Sejak dibawa pulang oleh Lexion kemari itupun harus berdebat panjang, kedua orang ini dengan senang hati menemaniku di apartemen tidak mau pergi padahal aku sudah mengusirnya berkali-kali, katanya ingin menjagaku dengan baik.
Yang kusuka dari masakannya Kena adalah selalu identik dengan masakan rumahan, sesuai keinginanku.
"Masa sudah jam segini?" suara Benfa terdengar, berlalu didepanku begitu saja menarik kursi lalu duduk. "Kenapa tidak membangunkanku sejak tadi?" lanjutnya lagi, aku hanya mengerjapkan mataku beberapa kali melihat protesnya.
Bukannya besyukur Kena mau kesana membangunkannya, Benfa malah mengeluh karena terlambat dibangunkan. Sebagian manusia memang begitu, suka sekali protes sedang bersyukur dia lupakan.
Aku ikut duduk tapi tidak bersebelahan dengan Benfa melainkan berhadapan dengannya, mengambil nasi beserta lauknya.
"Suamimu mau kesini, Ken?" pertanyaan pertama Benfa pada Kena, Kena yang sedang memgaduk s**u hamilnya menoleh ke meja makan.
"Katanya semalam mau kesini, tapi engga tau jadi apa engga. Dia masih sibuk sih setelah kemarin pulang mendadak ke Bandung membuat rumah Detan berantakan. Suamiku memang hebat, jago."
Benfa tertawa mendengar betapa bangganya Kena pada Arfan, kemarin katanya saat aku masih dalam kondisi lemah Arfan pulang ke Bandung membawa beberapa penjaga milik Lexion bersamanya.
Arfan meminta penjaga itu mengacak-acak rumah milik Detan Jespara, tidak memperdulikan pelayan yang berusaha membatalkan niatnya. Aku hanya fokus makan, Membiarkan dua perempuan ini terus berbincang.
"Detan itu ya, udahlah aku bingung mau ngebandingin dia dengan apa soalnya engga ada. Tingkat kejahatannya yang paling tinggi, masa sama anak sendiri kayak gitu," Suara Kena lagi, dengan heboh duduk di dekat Benfa tidak memperdulikan perutnya sama sekali.
Oh iya.
Kemarin saat pertama kali bertemu Kena setelah liburan singkat itu, ibu hamil ini langsung memelukku menangis sembari terus menerus mengatai Detan dengan segala umpatannya. Ia baru berhenti menangis setelah aku memintanya berhenti, bilang padanya untuk berhenti mengumpat.
"Kudengar juga gitu sih," atensiku kembali, Benfa baru saja membenarkan apa yang Kena katakan. Memangnya apa yang tadi Kena katakan? Aku tidak mendengarnya?
"Benar rugi besar loh, apalagi kalau tidak salah Delion penanam saham terbesar di perusahaannya juga menarik diri. Detan sampai sekarang masih diam," Kena berbicara lagi, tangannya mencomot satu perkedel memakannya begitu saja.

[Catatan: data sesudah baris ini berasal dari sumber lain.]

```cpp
int ape_hip_coco_match(const double* iou, int n, int m, size_t ld, const int* det_order, int nd, const int* det_offsets,
                       const int* gt_order, int ng, const int* gt_offsets, int K, const uint8_t* gt_crowd, const double* gt_area,
                       const double* det_area, const double* thresholds, int T, const double* ranges, int A, int* match,
                       uint8_t* flag, void* stream);

#ifdef __cplusplus
}
#endif
#endif
```

Measured before the change: 114.6.

## Fuse deformable decoder layer tail into two chained per-row-block HIP kernels

Adds two fused kernels for the DETR-style decoder: one chains the attention output projection, residual add, layernorm, query-pos add and offset/weight projection. The other chains the output projection, LN1, the FFN (two GEMMs with ReLU), LN2 and the box MLP with reference refinement. Each block keeps 16 query rows in LDS across the stages and streams pre-packed MFMA-fragment weights. The goal is to remove many small kernel launches and intermediate global round-trips for the small query count. The cost is a larger LDS footprint, few blocks per launch (Q/16) and extra weight packing. The fused path can be switched off with an environment variable.

```diff
diff --git a/ape_amd/_lib.py b/ape_amd/_lib.py
--- a/ape_amd/_lib.py
+++ b/ape_amd/_lib.py
@@ -174,6 +174,13 @@
                                            c_void_p]),
     "ape_hip_coco_match": (c_int, [c_void_p, c_int, c_int, ctypes.c_size_t, c_void_p, c_int, c_void_p, c_void_p, c_int, c_void_p, c_int,
                                    c_void_p, c_void_p, c_void_p, c_void_p, c_int, c_void_p, c_int, c_void_p, c_void_p, c_void_p]),
+    "ape_hip_dec_chain_c": (c_int, [c_void_p, c_int, c_void_p, c_int, c_void_p, c_int, c_int, c_int, c_void_p, c_void_p, c_void_p, c_void_p,
+                                    c_float, c_void_p, c_void_p, c_int, c_void_p, c_int, c_void_p, c_int, c_void_p, c_void_p, c_int,
+                                    c_void_p, c_void_p]),
+    "ape_hip_dec_chain_t": (c_int, [c_void_p, c_int, c_void_p, c_int, c_void_p, c_int, c_int, c_int, c_void_p, c_void_p, c_void_p, c_void_p,
+                                    c_float, c_void_p, c_void_p, c_void_p, c_void_p, c_int, c_int, c_void_p, c_void_p, c_float, c_void_p,
+                                    c_void_p, c_void_p, c_void_p, c_void_p, c_void_p, c_void_p, c_void_p, c_int, c_float, c_void_p, c_int,
+                                    c_void_p, c_int, c_void_p, c_void_p, c_void_p, c_void_p]),
 }
 
 _lib = None
diff --git a/ape_amd/csrc/boxes.hip b/ape_amd/csrc/boxes.hip
--- a/ape_amd/csrc/boxes.hip
+++ b/ape_amd/csrc/boxes.hip
@@ -1,5 +1,6 @@
 #include "common.h"
 #include "../../include/ape_hip.h"
+#include "row_ops.h"
 
 __global__ __launch_bounds__(256) void box_refine_kernel(const float* __restrict__ delta, int ldd, const float* __restrict__ ref,
                                                          const float* __restrict__ vr4, int L, int Q, float eps,
@@ -7,12 +8,7 @@
   const int gid = blockIdx.x * 256 + threadIdx.x;
   if (gid >= Q * 4) return;
   const int q = gid >> 2, c = gid & 3;
-  float x = ref[gid];
-  x = fminf(fmaxf(x, 0.f), 1.f);
-  const float x1 = fmaxf(x, eps), x2 = fmaxf(1.f - x, eps);
-  float z = logf(x1 / x2);
-  if (delta != nullptr) z += delta[(size_t)q * ldd + c];
-  const float r = delta != nullptr ? 1.f / (1.f + expf(-z)) : ref[gid];
+  const float r = box_refine_value(ref[gid], delta != nullptr, delta != nullptr ? delta[(size_t)q * ldd + c] : 0.f, eps);
   if (new_ref != nullptr) new_ref[gid] = r;
   if (ref_in != nullptr)
     for (int l = 0; l < L; ++l) ref_in[((size_t)q * L + l) * 4 + c] = r * vr4[l * 4 + c];
@@ -199,3 +195,5 @@
   APE_CHECK_LAUNCH("ape_hip_det_records");
   return 0;
 }
+
+#include "dec_chain.h"
diff --git a/ape_amd/csrc/dec_chain.h b/ape_amd/csrc/dec_chain.h
--- /dev/null
+++ b/ape_amd/csrc/dec_chain.h
@@ -0,0 +1,368 @@
+#pragma once
+#include "common.h"
+#include "../../include/ape_hip.h"
+
+#include "gemm_epi.h"
+#include "row_ops.h"
+
+#define DC_ROWS 16
+#define DC_E 256
+#define DC_P (DC_E + 8)
+#define DC_WAVES 8
+#define DC_THREADS (DC_WAVES * 64)
+#define DC_DEPTH 4
+#define DC_MAX_HIDDEN 2048
+#define DC_MAX_OFFW 512
+
+template <typename H> __device__ __forceinline__ bf16x8_t dc_frag(const H* p) {
+  return __builtin_bit_cast(bf16x8_t, *reinterpret_cast<const short8_t*>(p));
+}
+
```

Aku meminum airku hingga habis, hanya makan sedikit bukan karena diet atau makanannya tidak enak hanya saja bibirku masih terasa perih. Meninggalkan meja makan untungnya mereka berdua tidak bertanya ini itu.
Masih dibiarkan libur,Lexion meminta padaku bahkan memohon agar aku meliburkan diri dari bekerja terlebih dahulu sampai peresmian nantinya, empat hari lagi.
Masuk kembali kedalam kamar, menata ranjang agar rapi. Setelahnya aku mengambil piring tempat buah-buahan tadi, menyimpannya didalam kamar tepatnya diatas meja, nanti akan kubawa ke dapur.
Duduk didepan meja rias untuk membersihkan wajahku dulu setelahnya baru mandi, agar lebih segar. Suara televisi yang terus menerus menemaniku sejak tadi, kulirik wajah anak-anak yang kini ditampilkan, tanganku yang tadinya ingin mengambil kapas terhenti, itu adalah aku.
'Ini adalah wajah anak Detan Jespara dan Ameera Jespara yang dulunya di kabarkan menghilang, tapi sekarang berita terbaru datang. Anak kecil nan cantik sayangnya buta itu dikabarkan tidak menghilang melainkan sengaja dibuang oleh keluarganya sendiri, Ameera Jespara.'
Foto-foto masa kecilku diperlihatkan, lebih banyak bersama seorang perempuan muda cantik.
'Naesa Hekasa, istri dari Bian Hekasa atau bisa kita katakan adik ipar dari Detan Jespara dulunya selalu membawa Herlena kecil bersamanya. Membawanya berjalan-jalan bahkan membangun rumah berkebutuhan khusus agar sang keponakan mempunyai teman yang banyak.'
Suara penyiar terdengar begitu jelas, foto-foto masa kecilku masih mereka ulang seolah ingin memperjelas dan memperlihatkan kepada semua orang.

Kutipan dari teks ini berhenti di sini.